*** Opening Records shown ***

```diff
diff --git a/pbrt-rust_amd/csrc/scene_plan.h b/pbrt-rust_amd/csrc/scene_plan.h
--- a/pbrt-rust_amd/csrc/scene_plan.h
+++ b/pbrt-rust_amd/csrc/scene_plan.h
@@ -37,6 +37,8 @@
     std::vector<uint32_t> tex_prog_offset, tex_prog;
     std::vector<DevImage> images;
     std::vector<float> env_cdf, env_func_int, env_marg_cdf; float env_marg_int = 0.0f;
+    EnvUniform env_u;
+    std::vector<uint32_t> light_head;
     std::vector<DevGridAux> grid_aux; bool has_grid = false;
     float wb_min[3] = {0, 0, 0}, wb_max[3] = {0, 0, 0}, world_center[3] = {0, 0, 0}, world_radius = 0.0f;
     std::vector<std::string> warnings;
diff --git a/pbrt-rust_amd/csrc/scene_plan.hip b/pbrt-rust_amd/csrc/scene_plan.hip
--- a/pbrt-rust_amd/csrc/scene_plan.hip
+++ b/pbrt-rust_amd/csrc/scene_plan.hip
@@ -369,6 +369,8 @@
     }
     for (uint32_t i = 0; i < d.n_prims; ++i) if (d.prim_material[i] == PT_NONE) plan.has_null_material = true;
     for (uint32_t i = 0; i < d.n_lights; ++i) if (d.lights[i].type == PT_LIGHT_INFINITE) plan.infinite_lights.push_back(i);
+    plan.light_head.assign(std::max<uint32_t>(1, d.n_lights), 0u);
+    for (uint32_t i = 0; i < d.n_lights; ++i) plan.light_head[i] = light_rec_head(d.lights[i].type);
     if (d.n_textures) {
         if ((st = tex_programs(d, plan.tex_prog_offset, plan.tex_prog, msg))) return st;
         plan.images.resize(d.n_images);
@@ -405,6 +407,23 @@
         }
         dist1d(plan.env_func_int, plan.env_marg_cdf, plan.env_marg_int);
     }
+    std::memset(&plan.env_u, 0, sizeof plan.env_u);
+    plan.env_u.light = PT_NONE;
+    if (!plan.infinite_lights.empty()) {
+        const PtLight &L = d.lights[plan.infinite_lights[0]];
+        plan.env_u.light = plan.infinite_lights[0];
+        std::copy(L.world_to_light, L.world_to_light + 16, plan.env_u.world_to_light); std::copy(L.light_to_world, L.light_to_world + 16, plan.env_u.light_to_world);
+    }
+    if (d.env_texels && d.env_width == 1 && d.env_height == 1) {
+        EnvUniform &e = plan.env_u;
+        std::copy(d.env_texels, d.env_texels + 3, e.texel0);
+        std::copy(plan.env_marg_cdf.begin(), plan.env_marg_cdf.begin() + 3, e.marg_cdf); e.marg_int = plan.env_marg_int;
+        for (int v = 0; v < 2; ++v) {
+            e.row_int[v] = plan.env_func_int[v];
+            std::copy(plan.env_cdf.begin() + 3 * v, plan.env_cdf.begin() + 3 * v + 3, e.row_cdf[v]);
+            std::copy(d.env_importance + 2 * v, d.env_importance + 2 * v + 2, e.row_func[v]);
+        }
+    }
     bool inside = true;
     for (int k = 0; k < 3; ++k) {
         plan.wb_min[k] = plan.nodes[0].bmin[k]; plan.wb_max[k] = plan.nodes[0].bmax[k];
```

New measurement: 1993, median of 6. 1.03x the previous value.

*** Closing Records shown ***

## Action item
Search the records for the word "copy" and return every line that holds it.

## Written response
+        std::copy(L.world_to_light, L.world_to_light + 16, plan.env_u.world_to_light); std::copy(L.light_to_world, L.light_to_world + 16, plan.env_u.light_to_world);
+        std::copy(d.env_texels, d.env_texels + 3, e.texel0);
+        std::copy(plan.env_marg_cdf.begin(), plan.env_marg_cdf.begin() + 3, e.marg_cdf); e.marg_int = plan.env_marg_int;
+            std::copy(plan.env_cdf.begin() + 3 * v, plan.env_cdf.begin() + 3 * v + 3, e.row_cdf[v]);
+            std::copy(d.env_importance + 2 * v, d.env_importance + 2 * v + 2, e.row_func[v]);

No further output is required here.